template <int MAXD>
__device__ __forceinline__ void sum_fix(const float (&l)[MAXD][4], const float (&c)[4], int ndir, int fix, float (&S)[4])
{
#pragma unroll
    for (int k = 0; k < 4; k++) S[k] = 0.0f;
#pragma unroll
    for (int p = 0; p < MAXD; p++)
        if (p < ndir) {
#pragma unroll
            for (int k = 0; k < 4; k++) S[k] = S[k] + l[p][k];
        }
    if (fix == 1) {
        const float f = (float)(ndir - 1);
#pragma unroll
        for (int k = 0; k < 4; k++) S[k] = S[k] - f * c[k];
    }
}
template <int CTRL>
__device__ __forceinline__ float dpp_fmin(float v)
{
    return __builtin_fminf(v, __builtin_bit_cast(float, __builtin_amdgcn_update_dpp(0, __builtin_bit_cast(int, v), CTRL, 0xf, 0xf, false)));
}
template <int PPW, int MAXD, bool ALLD>
__global__ void __launch_bounds__(256) k_wta_pruned(const WtaParams P)
{
    constexpr int L = 256;
    __shared__ float sS[4][PPW][L];
    const int wv = threadIdx.x >> 6, lane = threadIdx.x & 63;
    const int ch = lane >> 3;
    const int o0 = lane * 4;
    const int ndir = ALLD ? MAXD : P.NDIR, fix = P.FIX;
    const long long mstride = P.nvol / 32;
    unsigned nloaded = 0, npx = 0;
    for (long long g0 = ((long long)blockIdx.x * 4 + wv) * PPW; g0 < P.npix; g0 += (long long)gridDim.x * 4 * PPW) {
        unsigned cw[PPW];
        float mn[PPW][MAXD];
#pragma unroll
        for (int u = 0; u < PPW; u++) {
            const long long pix = g0 + u < P.npix ? g0 + u : P.npix - 1;
            cw[u] = *reinterpret_cast<const unsigned *>(P.C8 + pix * L + o0);
#pragma unroll
            for (int p = 0; p < MAXD; p++)
                if (p < ndir) mn[u][p] = P.Lmin[(long long)p * mstride + pix * (L / 32) + ch];
        }
        float c[PPW][4], clb[PPW];
        int seed[PPW];
#pragma unroll
        for (int u = 0; u < PPW; u++) {
            float lm[MAXD][4], LB[4];
#pragma unroll
            for (int k = 0; k < 4; k++) c[u][k] = c8_decode((cw[u] >> (8 * k)) & 255u);
#pragma unroll
            for (int p = 0; p < MAXD; p++)
#pragma unroll
                for (int k = 0; k < 4; k++) lm[p][k] = p < ndir ? mn[u][p] : 0.0f;
            sum_fix<MAXD>(lm, c[u], ndir, fix, LB);
            float lb = f_inf();
#pragma unroll
            for (int k = 0; k < 4; k++) lb = c[u][k] < f_inf() ? __builtin_fminf(lb, LB[k]) : lb;
            lb = lb == lb ? lb : -f_inf();
            lb = dpp_fmin<0xB1>(lb);
            lb = dpp_fmin<0x4E>(lb);
            lb = dpp_fmin<0x141>(lb);
            clb[u] = lb;
            const float gmin = wave_min(lb);
            const unsigned long long at = __builtin_amdgcn_ballot_w64(lb == gmin);
            seed[u] = gmin < f_inf() ? (int)(__builtin_ctzll(at) >> 3) : -1;
        }
        float S[PPW][4];
        bool act[PPW];
        float best0[PPW];
        {
            float l[PPW][MAXD][4];
#pragma unroll
            for (int u = 0; u < PPW; u++) {
                const long long pix = g0 + u < P.npix ? g0 + u : P.npix - 1;
                act[u] = ch == seed[u];
                const float *q0 = P.Lr + pix * L + (seed[u] > 0 ? seed[u] : 0) * 32 + (lane & 7) * 4;
#pragma unroll
                for (int p = 0; p < MAXD; p++)
                    if (p < ndir) {
                        const float4 q = *reinterpret_cast<const float4 *>(q0 + (long long)p * P.nvol);
                        l[u][p][0] = q.x, l[u][p][1] = q.y, l[u][p][2] = q.z, l[u][p][3] = q.w;
                    }
            }
#pragma unroll
            for (int u = 0; u < PPW; u++) {
                sum_fix<MAXD>(l[u], c[u], ndir, fix, S[u]);
                float b = f_inf();
#pragma unroll
                for (int k = 0; k < 4; k++) b = (act[u] && finite_bits(S[u][k]) && S[u][k] < b) ? S[u][k] : b;
                best0[u] = wave_min(b);
            }
        }
        bool act2[PPW];
        {
            float l[PPW][MAXD][4];
#pragma unroll
            for (int u = 0; u < PPW; u++) {
                const long long pix = g0 + u < P.npix ? g0 + u : P.npix - 1;
                act2[u] = !act[u] && seed[u] >= 0 && clb[u] <= best0[u];
                const float *q0 = P.Lr + pix * L + (act2[u] ? ch : (seed[u] > 0 ? seed[u] : 0)) * 32 + (lane & 7) * 4;
#pragma unroll
                for (int p = 0; p < MAXD; p++)
                    if (p < ndir) {
                        const float4 q = *reinterpret_cast<const float4 *>(q0 + (long long)p * P.nvol);
                        l[u][p][0] = q.x, l[u][p][1] = q.y, l[u][p][2] = q.z, l[u][p][3] = q.w;
                    }
            }
#pragma unroll
            for (int u = 0; u < PPW; u++) {
                float S2[4];
                sum_fix<MAXD>(l[u], c[u], ndir, fix, S2);
#pragma unroll
                for (int k = 0; k < 4; k++) S[u][k] = act[u] ? S[u][k] : S2[k];
            }
        }
#pragma unroll
        for (int u = 0; u < PPW; u++) {
            if (g0 + u >= P.npix) break;
            const long long pix = g0 + u;
            const bool have = act[u] || act2[u];
            const unsigned long long lmask = __builtin_amdgcn_ballot_w64(have);
            nloaded += (unsigned)__builtin_popcountll(lmask & 0x0101010101010101ull);
            npx++;
            float best = f_inf();
            int bi = 0x7fffffff;
            if (have) {
#pragma unroll
                for (int k = 0; k < 4; k++)
                    if (finite_bits(S[u][k]) && best > S[u][k]) {
                        best = S[u][k];
                        bi = o0 + k;
                    }
            }
            const float gbest = wave_min(best);
            const unsigned long long who = __builtin_amdgcn_ballot_w64(bi != 0x7fffffff && best == gbest);
            best = gbest;
            bi = who ? __builtin_amdgcn_readlane(bi, (int)__builtin_ctzll(who)) : 0x7fffffff;
            float outv, outc = best;
            if (bi == 0x7fffffff) outv = __builtin_nanf("");
            else outv = (float)(bi + P.dmin);
            if (P.refine == 1) {
                if (have) {
#pragma unroll
                    for (int k = 0; k < 4; k++) sS[wv][u][o0 + k] = S[u][k];
                }
                if (bi != 0x7fffffff && bi - 1 >= 0 && bi + 2 <= L - 1) {
                    auto S_at = [&](int o) -> float {
                        if ((lmask >> ((o >> 5) * 8)) & 1ull) return sS[wv][u][o];
                        float a = 0.0f;
                        for (int p = 0; p < ndir; p++) a = a + P.Lr[(long long)p * P.nvol + pix * L + o];
                        if (fix == 1) a = a - (float)(ndir - 1) * c8_decode(P.C8[pix * L + o]);
                        return a;
                    };
                    const float v0 = S_at(bi - 1), v1 = S_at(bi), v2 = S_at(bi + 1);
                    float vmin, dx;
                    vfit(v0, v1, v2, vmin, dx);
                    outv = (float)(bi + P.dmin) + dx;
                    outc = vmin;
                }
            }
            if (lane == 0) {
                P.out[pix] = outv;
                P.outcost[pix] = outc;
            }
        }
    }
    if (P.stats && lane == 0) atomicAdd(P.stats + (blockIdx.x & 63) * 16, ((unsigned long long)npx << 32) | nloaded);
}
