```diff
@@ -262,7 +269,11 @@
         return dict(image_size=self.image_size, patch=P, width=self.width, heads=self.heads, head_dim=self.width // self.heads,
                     mlp_dim=self.mlp_dim, layers=self.layers, embed_dim=self.embed_dim, kpad=(3 * P * P + 63) // 64 * 64,
                     act=1 if self.quick_gelu else 0, ln_eps=1e-6,
-                    out_all_tokens=0)
+                    out_all_tokens=0, qkv_fold_order=self._qkv_fold_order())
+
+    def _qkv_fold_order(self) -> int:
+        fold = self.fold_layernorm and not self.quick_gelu and (self.width // self.heads) % 8 == 0
+        return 1 if fold and os.environ.get("HIREST_QKV_COLUMN_ORDER", "1") != "0" else 0
 
     _EXACT = {"fp32": ("fp32", "hirest_vision_workspace_bytes_f32", "hirest_vision_forward_f32", "max_frames_per_call_f32", False),
               "bf16x3": ("x3", "hirest_vision_workspace_bytes_x3", "hirest_vision_forward_x3", "max_frames_per_call_x3", True)}
diff --git a/hirest_amd/ops.py b/hirest_amd/ops.py
--- a/hirest_amd/ops.py
+++ b/hirest_amd/ops.py
@@ -102,9 +102,15 @@
 
 @on_tensor_device
 def attention(qkv: torch.Tensor, out: torch.Tensor, B: int, N: int, H: int, dh: int, causal: bool,
-              scale: Optional[float] = None):
+              scale: Optional[float] = None, layout: Optional[_lib.QkvLayout] = None, q_rows: Optional[int] = None):
     lib = _lib.load()
     scale = dh ** -0.5 if scale is None else scale
+    if layout is not None or q_rows is not None:
+        _lib.check(lib.hirest_attention_bf16_layout(_dev(qkv, torch.bfloat16, "attn.qkv"), _dev(out, torch.bfloat16, "attn.out"),
+                                                    B, N, H, dh, float(scale), int(bool(causal)), N if q_rows is None else int(q_rows),
+                                                    None if layout is None else C.addressof(layout), stream_ptr()),
+                   "hirest_attention_bf16_layout")
+        return out
     _lib.check(lib.hirest_attention_bf16(_dev(qkv, torch.bfloat16, "attn.qkv"), _dev(out, torch.bfloat16, "attn.out"),
                                          B, N, H, dh, float(scale), int(bool(causal)), stream_ptr()),
                "hirest_attention_bf16")
diff --git a/include/hirest_hip.h b/include/hirest_hip.h
--- a/include/hirest_hip.h
+++ b/include/hirest_hip.h
@@ -68,6 +68,13 @@
 int hirest_attention_bf16_rows(const hirest_bf16* qkv, hirest_bf16* out,
                                int32_t B, int32_t N, int32_t H, int32_t dh,
                                float scale, int32_t causal, int32_t q_rows, void* stream);
+typedef struct hirest_qkv_layout {
+    int32_t first[3], base[3], step[3];
+} hirest_qkv_layout;
+int hirest_attention_bf16_layout(const hirest_bf16* qkv, hirest_bf16* out,
+                                 int32_t B, int32_t N, int32_t H, int32_t dh,
+                                 float scale, int32_t causal, int32_t q_rows,
+                                 const hirest_qkv_layout* layout, void* stream);
 int hirest_attention_select_kernel(int32_t which);
 int hirest_attention_set_mapping(int32_t by_head);
 int hirest_attention_set_pace(int32_t units);
@@ -147,6 +154,7 @@
     const float* image_mean; const float* image_std;
     const float* ln_pre_g; const float* ln_pre_b;
     int32_t out_all_tokens;
+    int32_t qkv_fold_order;
 } hirest_vision_tower;
 
 size_t hirest_vision_workspace_bytes(const hirest_vision_tower* t, int32_t B);
@@ -195,6 +203,7 @@
     const float* image_mean; const float* image_std;
     const float* ln_pre_g; const float* ln_pre_b;
     int32_t out_all_tokens;
+    int32_t qkv_fold_order;
 } hirest_vision_tower_f32;
 
 typedef struct hirest_text_tower_f32 {
```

#####

# Activity
Only the lines from the beginning of the material to the line containing "template <int PPW, int MAXD, bool ALLD>" should be echoed, verbatim and in full.

# Result of the task
template <int MAXD>
__device__ __forceinline__ void sum_fix(const float (&l)[MAXD][4], const float (&c)[4], int ndir, int fix, float (&S)[4])
{
#pragma unroll
    for (int k = 0; k < 4; k++) S[k] = 0.0f;
#pragma unroll
    for (int p = 0; p < MAXD; p++)
        if (p < ndir) {
#pragma unroll
            for (int k = 0; k < 4; k++) S[k] = S[k] + l[p][k];
        }
    if (fix == 1) {
        const float f = (float)(ndir - 1);
#pragma unroll
        for (int k = 0; k < 4; k++) S[k] = S[k] - f * c[k];
    }
}
template <int CTRL>
__device__ __forceinline__ float dpp_fmin(float v)
{
    return __builtin_fminf(v, __builtin_bit_cast(float, __builtin_amdgcn_update_dpp(0, __builtin_bit_cast(int, v), CTRL, 0xf, 0xf, false)));
}
template <int PPW, int MAXD, bool ALLD>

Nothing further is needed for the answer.